Over the years, primary treatment alone has been unable to meet many communities’ demands for higher water quality. To meet them, cities and industries normally treat to a secondary treatment level, and in some cases, also use advanced treatment to remove nutrients and other contaminants.
In the secondary treatment stage, seed sludge is added to the wastewater to ensure that is broken down further. Air is first pumped into huge aeration tanks which mix the wastewater with the seed sludge which is basically small amount of sludge, which fuels the growth of bacteria that uses oxygen and the growth of other small microorganisms that consume the remaining organic matter. This process leads to the production of large particles that settle down at the bottom of huge sedmentation tanks. The wastewater passes through the large tanks for a period of 3-6 hours, and results about 85 percent of the organic matter in sewage being removed. To complete secondary treatment, effluent from the sedimentation tank is usually disinfected with chlorine and sodium hypochlorite for at least 20-25 before being discharged into receiving waters. The disinfection process is an integral part of the treatment process because it guards the health of the animals and the local people who use the water for other purposes. The effluent (treated waste water) is later released into the environment through the local water ways.
The solid matter that settle out after the primary and secondary treatment stages are directed to digesters. The digesters are heated at room temperature. The solid wastes are then treated for a month where they undergo anaerobic digestion. During this process, methane gases are produced and there is a formation of nutrient rich bio-solids which are recycled and dewatered into local firms. The methane gas formed is usually used as a source of energy at the treatment plants. It can be used to produce electricity in engines or to simply drive plant equipment. This gas can also be used in boilers to generate heat for digesters.

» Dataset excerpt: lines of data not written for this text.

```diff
@@ -72,6 +72,12 @@
         ("live_img0", C.c_int32),
         ("live_blocks", C.c_void_p),
         ("live_start", C.c_void_p),
+        ("wino_m", C.c_void_p),
+        ("wino_zs", C.c_int64),
+        ("wino_n", C.c_int32),
+        ("wino_th", C.c_int32),
+        ("wino_tw", C.c_int32),
+        ("_pad_wino", C.c_int32),
     ]
 
 
diff --git a/manga_image_translator_amd/ops.py b/manga_image_translator_amd/ops.py
--- a/manga_image_translator_amd/ops.py
+++ b/manga_image_translator_amd/ops.py
@@ -122,7 +122,7 @@
                    scale: Optional[torch.Tensor] = None, bias: Optional[torch.Tensor] = None, act: int = ACT_NONE,
                    alpha: float = 0.0, Z: int = 1, zdiv: int = 1, a_zs: Tuple[int, int] = (0, 0),
                    w_zs: Tuple[int, int] = (0, 0), nprod: int = 0,
-                   live: Optional[Tuple[torch.Tensor, torch.Tensor]] = None) -> MitConvGemm:
+                   live: Optional[Tuple[torch.Tensor, torch.Tensor]] = None, wino_pre: Optional[torch.Tensor] = None) -> MitConvGemm:
     if len(taps) == 0 or len(taps) > MIT_MAX_TAPS:
         raise ValueError(f"ntaps {len(taps)} out of range")
     d = MitConvGemm()
@@ -154,7 +154,25 @@
         if blocks.dtype != torch.int32 or start.dtype != torch.int32 or start.numel() < NB + 1:
             raise ValueError("conv_gemm_desc: live = (int32 block ids, int32 [NB + 1] prefix)")
         d.live_blocks, d.live_start = blocks.data_ptr(), start.data_ptr()
+    if wino_pre is not None:
+        th, tw = (Ho + 3) // 4, (Wo + 3) // 4
+        if wino_pre.dtype != torch.float32 or tuple(wino_pre.shape) != (36, NB * th * tw, N) or wino_pre.stride(2) != 1 or wino_pre.stride(1) != N:
+            raise ValueError(f"conv_gemm_desc: wino_pre must be fp32 [36, {NB * th * tw}, {N}] with dense rows (got {tuple(wino_pre.shape)})")
+        d.wino_m, d.wino_zs, d.wino_n, d.wino_th, d.wino_tw = wino_pre.data_ptr(), wino_pre.stride(0), N, th, tw
     return d
+
+
+_FULL_BLOCKS = ShapeCache(8)
+
+
+def full_block_list(B: int, Ho: int, Wo: int, device) -> Tuple[torch.Tensor, torch.Tensor]:
+    dev = torch.device(device)
+    bpi = ((Ho + 7) // 8) * ((Wo + 7) // 8)
+
+    def make():
+        return (torch.arange(B * bpi, dtype=torch.int32, device=dev), torch.arange(B + 1, dtype=torch.int32, device=dev) * bpi)
+
+    return _FULL_BLOCKS.get((B, Ho, Wo, str(dev)), make)
 
 
 def launch_conv_gemm(desc: MitConvGemm, cfg: int = -1, stream: Optional[int] = None) -> None:
@@ -375,7 +393,8 @@
         return ((H + 2 * self.py - d * (self.kh - 1) - 1) // self.sy + 1, (W + 2 * self.px - d * (self.kw - 1) - 1) // self.sx + 1)
 
     def desc(self, x: torch.Tensor, out: torch.Tensor, pre: Optional[torch.Tensor] = None,
-             post: Optional[torch.Tensor] = None, nprod: int = 0) -> MitConvGemm:
+             post: Optional[torch.Tensor] = None, nprod: int = 0, wino_pre: Optional[torch.Tensor] = None,
+             live: Optional[Tuple[torch.Tensor, torch.Tensor]] = None) -> MitConvGemm:
         _check_nhwc(x, "Conv2d input")
         if nprod:
             ensure_split(self.w)
@@ -393,14 +412,15 @@
             a=x, NB=B, Hi=H, Wi=W, Cin=self.Cin, a_strides=(x.stride(0), x.stride(1), x.stride(2)), Ho=Ho, Wo=Wo,
             sy=self.sy, sx=self.sx, taps=self.taps, pad_mode=self.pad_mode, w=self.w, ldw=self.Np, Kw=self.Kp,
             Nw=self.Np, N=self.Cout, c=tensor_map(out), pre=tensor_map(pre), post=tensor_map(post),
-            scale=self.scale, bias=self.bias, act=self.act, alpha=self.alpha, nprod=nprod)
+            scale=self.scale, bias=self.bias, act=self.act, alpha=self.alpha, nprod=nprod, wino_pre=wino_pre,
+            live=full_block_list(B, Ho, Wo, x.device) if wino_pre is not None and live is None else live)
 
     def __call__(self, x: torch.Tensor, out: Optional[torch.Tensor] = None, pre: Optional[torch.Tensor] = None,
-                 post: Optional[torch.Tensor] = None, cfg: int = -1, nprod: int = 0) -> torch.Tensor:
+                 post: Optional[torch.Tensor] = None, cfg: int = -1, nprod: int = 0, wino_pre: Optional[torch.Tensor] = None) -> torch.Tensor:
         if out is None:
             Ho, Wo = self.out_hw(x.shape[1], x.shape[2])
             out = torch.empty(x.shape[0], Ho, Wo, self.Cout, dtype=torch.float32, device=x.device)
-        launch_conv_gemm(self.desc(x, out, pre, post, nprod), cfg)
+        launch_conv_gemm(self.desc(x, out, pre, post, nprod, wino_pre), cfg)
         return out
 
 
@@ -455,6 +475,10 @@
                               pad_mode=PAD_ZERO, w=self.u, ldw=self.Np, Kw=self.Kp, Nw=self.Np, N=self.Cout, c=cm, Z=36,
                               zdiv=1 << 30, a_zs=(0, T * Cv), w_zs=(0, self.Kp * self.Np))
 
+    def products(self, v: torch.Tensor, m: torch.Tensor, cfg: int = -1) -> torch.Tensor:
+        launch_conv_gemm(self.gemm_desc(v, m), cfg)
+        return m
+
     def gemm_output(self, v: torch.Tensor, m: torch.Tensor, out: torch.Tensor, post: Optional[torch.Tensor] = None, cfg: int = -1):
         _check_nhwc(out, "WinogradConv3x3 output")
         B, H, W, Co = out.shape
@@ -462,7 +486,7 @@
             raise ValueError(f"WinogradConv3x3: output {tuple(out.shape)} does not match V {tuple(v.shape)}")
         if post is not None and tuple(post.shape) != tuple(out.shape):
             raise ValueError("WinogradConv3x3: residual shape differs from the output")
-        launch_conv_gemm(self.gemm_desc(v, m), cfg)
+        self.products(v, m, cfg)
         ps = (0, 0, 0) if post is None else (post.stride(0), post.stride(1), post.stride(2))
         _lib.check(_lib.load().mit_wino43_output(m.data_ptr(), out.data_ptr(), out.stride(0), out.stride(1), out.stride(2), _ptr(post), *ps,
                                                  _ptr(self.scale), _ptr(self.bias), B, H, W, self.Cout, self.act, self.alpha,
```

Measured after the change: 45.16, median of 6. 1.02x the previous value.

The filtered wastewater finally enters into the tertiary stage of treatment, where most impurities are removed from the supply. During this stage, as much as 99% of the impurities are eliminated, making water that is close to drinking water quality. For this stage, wastewater facilities need special equipment and chemical feed stations powered by system automation to effectively sanitize the water. After the combination of equipment and system automation has successfully sanitized wastewater, it is released into the environment through local waterways.
The final byproduct of this process - the sludge that is produced and collected during the primary and secondary treatments - is then concentrated in thickening tanks that allow it to settle down and later separates from the water. This process can take up to 24 hours, after which the remaining water is collected and sent back to the huge aeration tanks for further treatment. The sludge is then treated and sent back into the environment and can be used for agricultural use.
Purified wastewater is can also be used to combat the scarcity of water in urban developments. Reclaimed water can supply needed water for irrigation and industrial purposes, while freeing up fresh water that can be used somewhere else, such as for drinking water. A lot of wastewater goes toward municipal uses like watering golf courses, public parks, sporting facilities, private gardens, roadsides; Street cleaning; Fire protection systems; Vehicle washing; Toilet flushing; Air conditioners; Dust control, and for landscaping alongside public roads.